--- Entries shown Enclosed Below ---
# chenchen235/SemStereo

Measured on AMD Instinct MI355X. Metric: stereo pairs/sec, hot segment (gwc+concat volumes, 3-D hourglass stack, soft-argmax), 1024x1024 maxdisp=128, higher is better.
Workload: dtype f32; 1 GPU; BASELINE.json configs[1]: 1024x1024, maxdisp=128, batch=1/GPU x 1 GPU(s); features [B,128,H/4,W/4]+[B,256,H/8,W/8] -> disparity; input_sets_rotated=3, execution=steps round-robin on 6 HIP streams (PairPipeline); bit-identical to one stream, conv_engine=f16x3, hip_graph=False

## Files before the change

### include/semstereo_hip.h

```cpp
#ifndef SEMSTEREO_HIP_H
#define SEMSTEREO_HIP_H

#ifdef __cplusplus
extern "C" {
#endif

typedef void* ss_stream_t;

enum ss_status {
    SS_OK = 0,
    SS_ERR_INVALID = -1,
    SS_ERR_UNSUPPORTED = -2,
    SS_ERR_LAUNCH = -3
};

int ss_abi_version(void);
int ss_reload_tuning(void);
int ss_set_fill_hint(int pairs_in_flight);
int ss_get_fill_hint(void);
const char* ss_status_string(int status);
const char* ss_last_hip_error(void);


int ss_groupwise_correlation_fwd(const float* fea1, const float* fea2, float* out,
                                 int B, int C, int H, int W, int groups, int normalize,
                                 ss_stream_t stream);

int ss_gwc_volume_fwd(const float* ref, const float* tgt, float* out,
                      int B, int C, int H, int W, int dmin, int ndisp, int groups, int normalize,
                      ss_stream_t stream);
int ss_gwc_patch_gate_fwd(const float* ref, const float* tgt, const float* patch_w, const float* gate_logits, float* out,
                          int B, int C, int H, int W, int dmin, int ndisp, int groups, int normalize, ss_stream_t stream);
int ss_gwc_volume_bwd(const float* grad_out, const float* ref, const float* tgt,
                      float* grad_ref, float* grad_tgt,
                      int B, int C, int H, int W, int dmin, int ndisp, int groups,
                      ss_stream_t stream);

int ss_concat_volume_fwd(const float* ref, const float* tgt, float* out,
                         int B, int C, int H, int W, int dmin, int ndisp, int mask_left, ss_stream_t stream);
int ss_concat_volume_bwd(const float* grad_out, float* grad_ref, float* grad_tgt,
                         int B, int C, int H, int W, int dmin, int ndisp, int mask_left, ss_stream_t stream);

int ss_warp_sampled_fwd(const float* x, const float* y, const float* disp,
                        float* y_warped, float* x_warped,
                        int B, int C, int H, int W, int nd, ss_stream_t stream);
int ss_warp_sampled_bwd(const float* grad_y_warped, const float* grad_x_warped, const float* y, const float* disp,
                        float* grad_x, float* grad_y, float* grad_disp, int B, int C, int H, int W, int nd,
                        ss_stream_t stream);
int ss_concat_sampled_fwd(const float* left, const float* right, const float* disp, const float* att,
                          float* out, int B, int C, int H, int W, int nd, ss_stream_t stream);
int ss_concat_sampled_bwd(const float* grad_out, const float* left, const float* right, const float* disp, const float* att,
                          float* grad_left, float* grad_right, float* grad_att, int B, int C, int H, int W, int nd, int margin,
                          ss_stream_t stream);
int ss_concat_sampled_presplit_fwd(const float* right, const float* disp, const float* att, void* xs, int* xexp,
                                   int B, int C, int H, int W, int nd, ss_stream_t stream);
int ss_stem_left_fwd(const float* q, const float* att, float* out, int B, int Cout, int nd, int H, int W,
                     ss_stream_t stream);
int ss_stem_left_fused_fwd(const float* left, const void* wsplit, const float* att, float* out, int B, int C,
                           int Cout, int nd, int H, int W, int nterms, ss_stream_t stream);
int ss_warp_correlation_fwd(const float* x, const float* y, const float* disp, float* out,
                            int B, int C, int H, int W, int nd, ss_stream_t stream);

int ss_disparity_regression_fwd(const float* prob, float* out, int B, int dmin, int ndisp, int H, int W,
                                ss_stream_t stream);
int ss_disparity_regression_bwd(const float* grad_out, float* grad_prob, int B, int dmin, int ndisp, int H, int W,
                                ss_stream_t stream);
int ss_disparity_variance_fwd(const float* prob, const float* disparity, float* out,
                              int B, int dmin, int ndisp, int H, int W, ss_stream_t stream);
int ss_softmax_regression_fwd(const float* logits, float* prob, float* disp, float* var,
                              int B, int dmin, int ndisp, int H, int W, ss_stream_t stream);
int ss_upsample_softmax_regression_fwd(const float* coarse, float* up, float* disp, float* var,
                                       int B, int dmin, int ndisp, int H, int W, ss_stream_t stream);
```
--- End of Enclosed Entries shown ---
--- Entries shown Enclosed Below ---
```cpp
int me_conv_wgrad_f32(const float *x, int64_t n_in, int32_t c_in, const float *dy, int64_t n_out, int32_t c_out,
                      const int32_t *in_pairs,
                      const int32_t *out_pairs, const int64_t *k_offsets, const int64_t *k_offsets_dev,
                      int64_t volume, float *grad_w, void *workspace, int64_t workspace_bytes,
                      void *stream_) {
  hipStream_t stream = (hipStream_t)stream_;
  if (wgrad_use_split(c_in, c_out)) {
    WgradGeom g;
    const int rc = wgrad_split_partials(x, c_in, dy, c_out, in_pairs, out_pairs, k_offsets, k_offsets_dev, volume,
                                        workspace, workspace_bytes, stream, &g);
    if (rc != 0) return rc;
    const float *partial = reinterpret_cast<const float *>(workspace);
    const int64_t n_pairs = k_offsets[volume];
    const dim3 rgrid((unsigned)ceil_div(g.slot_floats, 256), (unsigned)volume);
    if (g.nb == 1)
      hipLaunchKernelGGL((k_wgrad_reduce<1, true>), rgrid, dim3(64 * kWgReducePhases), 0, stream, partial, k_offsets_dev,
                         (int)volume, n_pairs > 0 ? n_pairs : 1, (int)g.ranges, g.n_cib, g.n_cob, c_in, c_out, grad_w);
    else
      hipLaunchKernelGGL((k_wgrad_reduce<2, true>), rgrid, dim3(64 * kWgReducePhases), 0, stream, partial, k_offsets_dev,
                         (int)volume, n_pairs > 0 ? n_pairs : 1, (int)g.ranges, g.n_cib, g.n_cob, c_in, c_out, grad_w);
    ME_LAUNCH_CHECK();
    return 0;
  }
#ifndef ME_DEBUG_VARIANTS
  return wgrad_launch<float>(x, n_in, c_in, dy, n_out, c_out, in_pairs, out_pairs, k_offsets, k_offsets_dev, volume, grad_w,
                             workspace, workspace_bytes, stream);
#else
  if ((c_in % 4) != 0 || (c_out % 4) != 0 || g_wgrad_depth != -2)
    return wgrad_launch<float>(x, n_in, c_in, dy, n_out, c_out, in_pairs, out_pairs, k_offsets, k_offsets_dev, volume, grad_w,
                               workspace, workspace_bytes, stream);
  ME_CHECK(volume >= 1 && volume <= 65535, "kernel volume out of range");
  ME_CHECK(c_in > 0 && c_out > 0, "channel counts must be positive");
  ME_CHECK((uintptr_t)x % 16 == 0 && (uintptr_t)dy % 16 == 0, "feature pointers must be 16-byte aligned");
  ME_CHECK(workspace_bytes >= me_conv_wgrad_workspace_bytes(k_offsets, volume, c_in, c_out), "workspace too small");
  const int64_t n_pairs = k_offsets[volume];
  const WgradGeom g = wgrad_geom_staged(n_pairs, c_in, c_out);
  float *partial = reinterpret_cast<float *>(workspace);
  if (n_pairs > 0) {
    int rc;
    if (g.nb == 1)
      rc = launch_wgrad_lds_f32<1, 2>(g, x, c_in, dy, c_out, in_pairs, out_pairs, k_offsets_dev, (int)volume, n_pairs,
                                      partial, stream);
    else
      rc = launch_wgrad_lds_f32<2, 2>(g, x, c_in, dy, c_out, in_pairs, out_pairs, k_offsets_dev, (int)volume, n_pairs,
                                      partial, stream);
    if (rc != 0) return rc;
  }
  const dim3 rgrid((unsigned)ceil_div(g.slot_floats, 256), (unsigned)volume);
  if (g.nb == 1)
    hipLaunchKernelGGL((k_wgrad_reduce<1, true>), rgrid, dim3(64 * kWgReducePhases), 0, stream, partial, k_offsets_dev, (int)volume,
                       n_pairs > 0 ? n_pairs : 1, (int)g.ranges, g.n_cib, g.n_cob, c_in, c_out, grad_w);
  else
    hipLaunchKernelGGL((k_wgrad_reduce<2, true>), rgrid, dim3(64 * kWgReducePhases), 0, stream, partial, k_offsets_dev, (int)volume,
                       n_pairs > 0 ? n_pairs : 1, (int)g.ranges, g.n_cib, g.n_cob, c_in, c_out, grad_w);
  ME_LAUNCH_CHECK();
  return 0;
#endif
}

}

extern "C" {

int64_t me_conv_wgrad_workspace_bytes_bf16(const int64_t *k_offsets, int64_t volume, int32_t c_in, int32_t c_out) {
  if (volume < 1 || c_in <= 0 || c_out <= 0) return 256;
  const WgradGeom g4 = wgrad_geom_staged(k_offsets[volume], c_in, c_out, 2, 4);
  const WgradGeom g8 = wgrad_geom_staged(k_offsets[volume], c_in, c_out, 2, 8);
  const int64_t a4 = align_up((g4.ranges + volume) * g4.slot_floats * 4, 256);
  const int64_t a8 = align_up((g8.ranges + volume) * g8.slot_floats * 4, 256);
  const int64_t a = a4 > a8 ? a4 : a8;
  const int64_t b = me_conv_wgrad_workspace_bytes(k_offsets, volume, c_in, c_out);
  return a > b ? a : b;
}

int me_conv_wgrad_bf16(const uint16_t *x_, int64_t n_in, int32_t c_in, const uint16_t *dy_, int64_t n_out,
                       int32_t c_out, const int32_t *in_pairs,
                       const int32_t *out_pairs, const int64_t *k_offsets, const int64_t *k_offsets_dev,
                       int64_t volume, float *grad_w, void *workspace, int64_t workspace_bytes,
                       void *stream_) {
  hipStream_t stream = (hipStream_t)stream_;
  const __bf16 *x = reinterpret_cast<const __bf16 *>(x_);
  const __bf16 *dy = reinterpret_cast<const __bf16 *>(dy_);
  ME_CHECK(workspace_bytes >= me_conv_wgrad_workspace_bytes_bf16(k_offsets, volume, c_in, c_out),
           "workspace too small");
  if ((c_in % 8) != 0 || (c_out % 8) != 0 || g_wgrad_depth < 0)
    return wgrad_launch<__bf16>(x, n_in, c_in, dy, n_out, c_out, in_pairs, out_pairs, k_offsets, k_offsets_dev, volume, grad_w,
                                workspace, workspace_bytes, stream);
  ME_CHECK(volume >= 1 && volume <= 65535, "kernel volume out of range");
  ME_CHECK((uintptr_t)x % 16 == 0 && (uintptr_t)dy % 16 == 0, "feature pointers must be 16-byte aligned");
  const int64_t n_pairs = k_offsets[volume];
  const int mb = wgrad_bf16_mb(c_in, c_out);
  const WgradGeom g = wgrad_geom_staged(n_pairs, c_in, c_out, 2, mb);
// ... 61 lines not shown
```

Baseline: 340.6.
--- End of Enclosed Entries shown ---
--- Entries shown Enclosed Below ---
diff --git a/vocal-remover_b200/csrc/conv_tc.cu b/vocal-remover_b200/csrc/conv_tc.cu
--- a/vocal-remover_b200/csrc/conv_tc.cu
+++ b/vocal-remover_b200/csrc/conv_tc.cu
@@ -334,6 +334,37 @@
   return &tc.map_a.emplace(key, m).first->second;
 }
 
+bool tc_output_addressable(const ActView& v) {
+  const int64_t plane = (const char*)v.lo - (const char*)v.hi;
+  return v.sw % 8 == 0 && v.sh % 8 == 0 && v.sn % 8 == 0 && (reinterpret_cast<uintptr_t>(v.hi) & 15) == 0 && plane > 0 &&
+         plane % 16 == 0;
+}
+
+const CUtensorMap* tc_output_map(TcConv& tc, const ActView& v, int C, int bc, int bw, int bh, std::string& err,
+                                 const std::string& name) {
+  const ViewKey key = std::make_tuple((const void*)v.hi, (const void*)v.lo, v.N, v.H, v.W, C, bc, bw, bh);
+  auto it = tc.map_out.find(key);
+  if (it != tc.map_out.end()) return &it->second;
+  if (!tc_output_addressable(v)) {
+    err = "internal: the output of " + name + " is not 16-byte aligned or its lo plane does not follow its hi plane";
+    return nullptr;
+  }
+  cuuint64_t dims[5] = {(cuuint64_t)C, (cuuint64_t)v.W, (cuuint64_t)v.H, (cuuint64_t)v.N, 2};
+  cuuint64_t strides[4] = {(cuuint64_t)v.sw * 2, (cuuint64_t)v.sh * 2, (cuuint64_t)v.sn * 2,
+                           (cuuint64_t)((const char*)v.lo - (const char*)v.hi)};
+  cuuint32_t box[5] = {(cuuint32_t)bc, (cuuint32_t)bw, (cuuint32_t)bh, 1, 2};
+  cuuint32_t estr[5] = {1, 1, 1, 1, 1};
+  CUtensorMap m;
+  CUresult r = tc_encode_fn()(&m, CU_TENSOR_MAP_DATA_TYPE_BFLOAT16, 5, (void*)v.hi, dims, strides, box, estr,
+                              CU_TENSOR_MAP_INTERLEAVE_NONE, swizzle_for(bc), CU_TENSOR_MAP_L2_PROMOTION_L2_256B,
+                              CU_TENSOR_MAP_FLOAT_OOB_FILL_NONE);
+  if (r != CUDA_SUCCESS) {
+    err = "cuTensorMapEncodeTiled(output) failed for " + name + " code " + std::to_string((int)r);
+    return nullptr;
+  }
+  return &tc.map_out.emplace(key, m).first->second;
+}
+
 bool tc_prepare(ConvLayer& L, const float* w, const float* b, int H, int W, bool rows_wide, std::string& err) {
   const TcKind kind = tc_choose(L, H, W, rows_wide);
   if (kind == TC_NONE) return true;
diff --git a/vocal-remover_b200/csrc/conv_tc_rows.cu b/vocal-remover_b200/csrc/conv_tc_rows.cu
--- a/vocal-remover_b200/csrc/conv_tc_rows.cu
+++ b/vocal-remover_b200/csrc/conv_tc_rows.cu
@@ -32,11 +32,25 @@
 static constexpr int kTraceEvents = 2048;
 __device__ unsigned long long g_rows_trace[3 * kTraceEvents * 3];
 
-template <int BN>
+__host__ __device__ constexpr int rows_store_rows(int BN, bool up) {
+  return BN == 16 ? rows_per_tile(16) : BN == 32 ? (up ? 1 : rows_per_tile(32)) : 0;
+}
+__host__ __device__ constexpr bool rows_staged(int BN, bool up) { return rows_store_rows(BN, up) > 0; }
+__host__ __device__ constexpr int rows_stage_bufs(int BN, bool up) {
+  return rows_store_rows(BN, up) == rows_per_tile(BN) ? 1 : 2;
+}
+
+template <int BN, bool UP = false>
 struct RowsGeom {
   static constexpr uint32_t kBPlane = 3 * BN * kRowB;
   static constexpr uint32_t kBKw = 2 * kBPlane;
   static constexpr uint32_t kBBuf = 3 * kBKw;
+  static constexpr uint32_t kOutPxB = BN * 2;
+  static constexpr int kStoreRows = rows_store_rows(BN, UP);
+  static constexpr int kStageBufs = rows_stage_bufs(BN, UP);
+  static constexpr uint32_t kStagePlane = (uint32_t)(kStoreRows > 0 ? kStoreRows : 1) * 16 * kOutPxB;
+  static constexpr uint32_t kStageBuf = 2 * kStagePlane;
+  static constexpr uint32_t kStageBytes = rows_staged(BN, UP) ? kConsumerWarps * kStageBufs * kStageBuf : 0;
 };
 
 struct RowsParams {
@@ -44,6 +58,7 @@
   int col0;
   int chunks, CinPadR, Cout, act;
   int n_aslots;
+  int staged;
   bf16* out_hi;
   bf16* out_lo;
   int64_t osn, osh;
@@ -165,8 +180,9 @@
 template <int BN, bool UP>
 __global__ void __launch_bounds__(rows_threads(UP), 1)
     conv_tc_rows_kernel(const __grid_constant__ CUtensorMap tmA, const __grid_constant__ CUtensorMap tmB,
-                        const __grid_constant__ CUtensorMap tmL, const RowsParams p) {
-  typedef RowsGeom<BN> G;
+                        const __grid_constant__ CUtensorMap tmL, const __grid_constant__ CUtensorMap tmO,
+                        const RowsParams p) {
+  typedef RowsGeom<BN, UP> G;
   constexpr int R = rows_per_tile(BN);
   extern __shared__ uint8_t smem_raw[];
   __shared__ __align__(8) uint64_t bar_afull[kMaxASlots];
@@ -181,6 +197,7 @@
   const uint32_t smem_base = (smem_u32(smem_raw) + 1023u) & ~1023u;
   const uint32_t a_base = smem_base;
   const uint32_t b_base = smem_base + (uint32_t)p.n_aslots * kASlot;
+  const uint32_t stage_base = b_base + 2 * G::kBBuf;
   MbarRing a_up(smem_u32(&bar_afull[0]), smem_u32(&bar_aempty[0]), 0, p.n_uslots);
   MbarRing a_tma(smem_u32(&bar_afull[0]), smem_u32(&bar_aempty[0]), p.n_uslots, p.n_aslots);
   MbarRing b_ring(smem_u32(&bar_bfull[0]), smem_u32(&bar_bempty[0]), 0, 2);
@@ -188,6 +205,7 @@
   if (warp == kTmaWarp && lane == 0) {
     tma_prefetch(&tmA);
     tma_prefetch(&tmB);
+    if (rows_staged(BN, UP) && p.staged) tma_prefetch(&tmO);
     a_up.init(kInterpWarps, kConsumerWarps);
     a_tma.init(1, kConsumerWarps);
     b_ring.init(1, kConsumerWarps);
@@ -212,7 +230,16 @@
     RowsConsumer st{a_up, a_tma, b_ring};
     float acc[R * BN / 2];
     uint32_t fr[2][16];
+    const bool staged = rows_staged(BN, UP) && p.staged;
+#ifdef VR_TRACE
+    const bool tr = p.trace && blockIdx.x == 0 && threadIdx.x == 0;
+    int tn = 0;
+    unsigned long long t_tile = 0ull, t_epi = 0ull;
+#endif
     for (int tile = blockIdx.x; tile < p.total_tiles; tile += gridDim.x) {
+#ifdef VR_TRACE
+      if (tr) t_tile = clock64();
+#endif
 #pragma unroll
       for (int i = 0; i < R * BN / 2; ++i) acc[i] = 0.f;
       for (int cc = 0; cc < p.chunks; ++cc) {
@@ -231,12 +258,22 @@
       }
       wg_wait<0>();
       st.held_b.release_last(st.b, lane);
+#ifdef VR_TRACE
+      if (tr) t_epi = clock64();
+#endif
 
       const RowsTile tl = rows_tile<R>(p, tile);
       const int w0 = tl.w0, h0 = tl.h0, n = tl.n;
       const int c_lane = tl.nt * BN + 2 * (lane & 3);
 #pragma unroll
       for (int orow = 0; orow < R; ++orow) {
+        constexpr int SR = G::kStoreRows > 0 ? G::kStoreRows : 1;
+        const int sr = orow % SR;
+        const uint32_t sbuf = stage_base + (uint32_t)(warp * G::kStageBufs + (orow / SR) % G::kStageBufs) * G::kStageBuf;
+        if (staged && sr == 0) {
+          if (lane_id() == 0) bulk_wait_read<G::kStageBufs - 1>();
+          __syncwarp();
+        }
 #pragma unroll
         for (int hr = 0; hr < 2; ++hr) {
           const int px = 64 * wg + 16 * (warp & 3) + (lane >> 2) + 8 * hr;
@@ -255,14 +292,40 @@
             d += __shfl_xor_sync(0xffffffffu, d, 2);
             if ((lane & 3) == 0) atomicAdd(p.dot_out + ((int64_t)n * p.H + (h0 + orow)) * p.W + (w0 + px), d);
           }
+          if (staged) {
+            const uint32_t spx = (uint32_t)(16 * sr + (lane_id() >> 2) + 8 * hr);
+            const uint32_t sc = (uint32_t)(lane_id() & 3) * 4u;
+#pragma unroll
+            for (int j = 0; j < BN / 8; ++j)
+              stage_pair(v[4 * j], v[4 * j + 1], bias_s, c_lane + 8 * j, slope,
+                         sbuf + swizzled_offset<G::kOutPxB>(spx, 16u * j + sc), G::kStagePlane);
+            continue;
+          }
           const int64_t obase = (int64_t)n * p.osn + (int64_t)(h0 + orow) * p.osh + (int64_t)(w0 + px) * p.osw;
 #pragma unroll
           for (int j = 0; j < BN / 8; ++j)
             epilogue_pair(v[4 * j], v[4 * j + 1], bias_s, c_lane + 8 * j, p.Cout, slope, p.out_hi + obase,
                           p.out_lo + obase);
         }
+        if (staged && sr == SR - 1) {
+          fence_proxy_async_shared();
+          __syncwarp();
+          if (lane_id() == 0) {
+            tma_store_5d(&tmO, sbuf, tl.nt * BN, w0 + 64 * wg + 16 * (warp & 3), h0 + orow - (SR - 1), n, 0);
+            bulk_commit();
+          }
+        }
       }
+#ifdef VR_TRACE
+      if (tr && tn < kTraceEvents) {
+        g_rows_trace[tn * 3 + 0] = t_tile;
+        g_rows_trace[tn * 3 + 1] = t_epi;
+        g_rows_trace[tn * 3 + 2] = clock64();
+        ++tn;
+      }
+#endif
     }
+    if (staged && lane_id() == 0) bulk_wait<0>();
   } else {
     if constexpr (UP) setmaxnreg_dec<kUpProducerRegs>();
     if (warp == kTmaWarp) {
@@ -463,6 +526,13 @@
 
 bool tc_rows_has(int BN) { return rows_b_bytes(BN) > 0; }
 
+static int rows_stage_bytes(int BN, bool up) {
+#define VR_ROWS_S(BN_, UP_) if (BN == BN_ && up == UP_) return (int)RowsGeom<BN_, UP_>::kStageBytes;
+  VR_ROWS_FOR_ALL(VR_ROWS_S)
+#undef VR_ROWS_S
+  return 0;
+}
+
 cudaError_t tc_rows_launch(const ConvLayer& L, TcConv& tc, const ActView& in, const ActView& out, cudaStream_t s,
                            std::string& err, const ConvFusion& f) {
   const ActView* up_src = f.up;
--- End of Enclosed Entries shown ---
Exercise objective: What you give back must be the stretch above, starting at the line with "# chenchen235/SemStereo" and ending at the line with "Workload: dtype f32;", copied exactly.

Written response:
# chenchen235/SemStereo

Measured on AMD Instinct MI355X. Metric: stereo pairs/sec, hot segment (gwc+concat volumes, 3-D hourglass stack, soft-argmax), 1024x1024 maxdisp=128, higher is better.
Workload: dtype f32; 1 GPU; BASELINE.json configs[1]: 1024x1024, maxdisp=128, batch=1/GPU x 1 GPU(s); features [B,128,H/4,W/4]+[B,256,H/8,W/8] -> disparity; input_sets_rotated=3, execution=steps round-robin on 6 HIP streams (PairPipeline); bit-identical to one stream, conv_engine=f16x3, hip_graph=False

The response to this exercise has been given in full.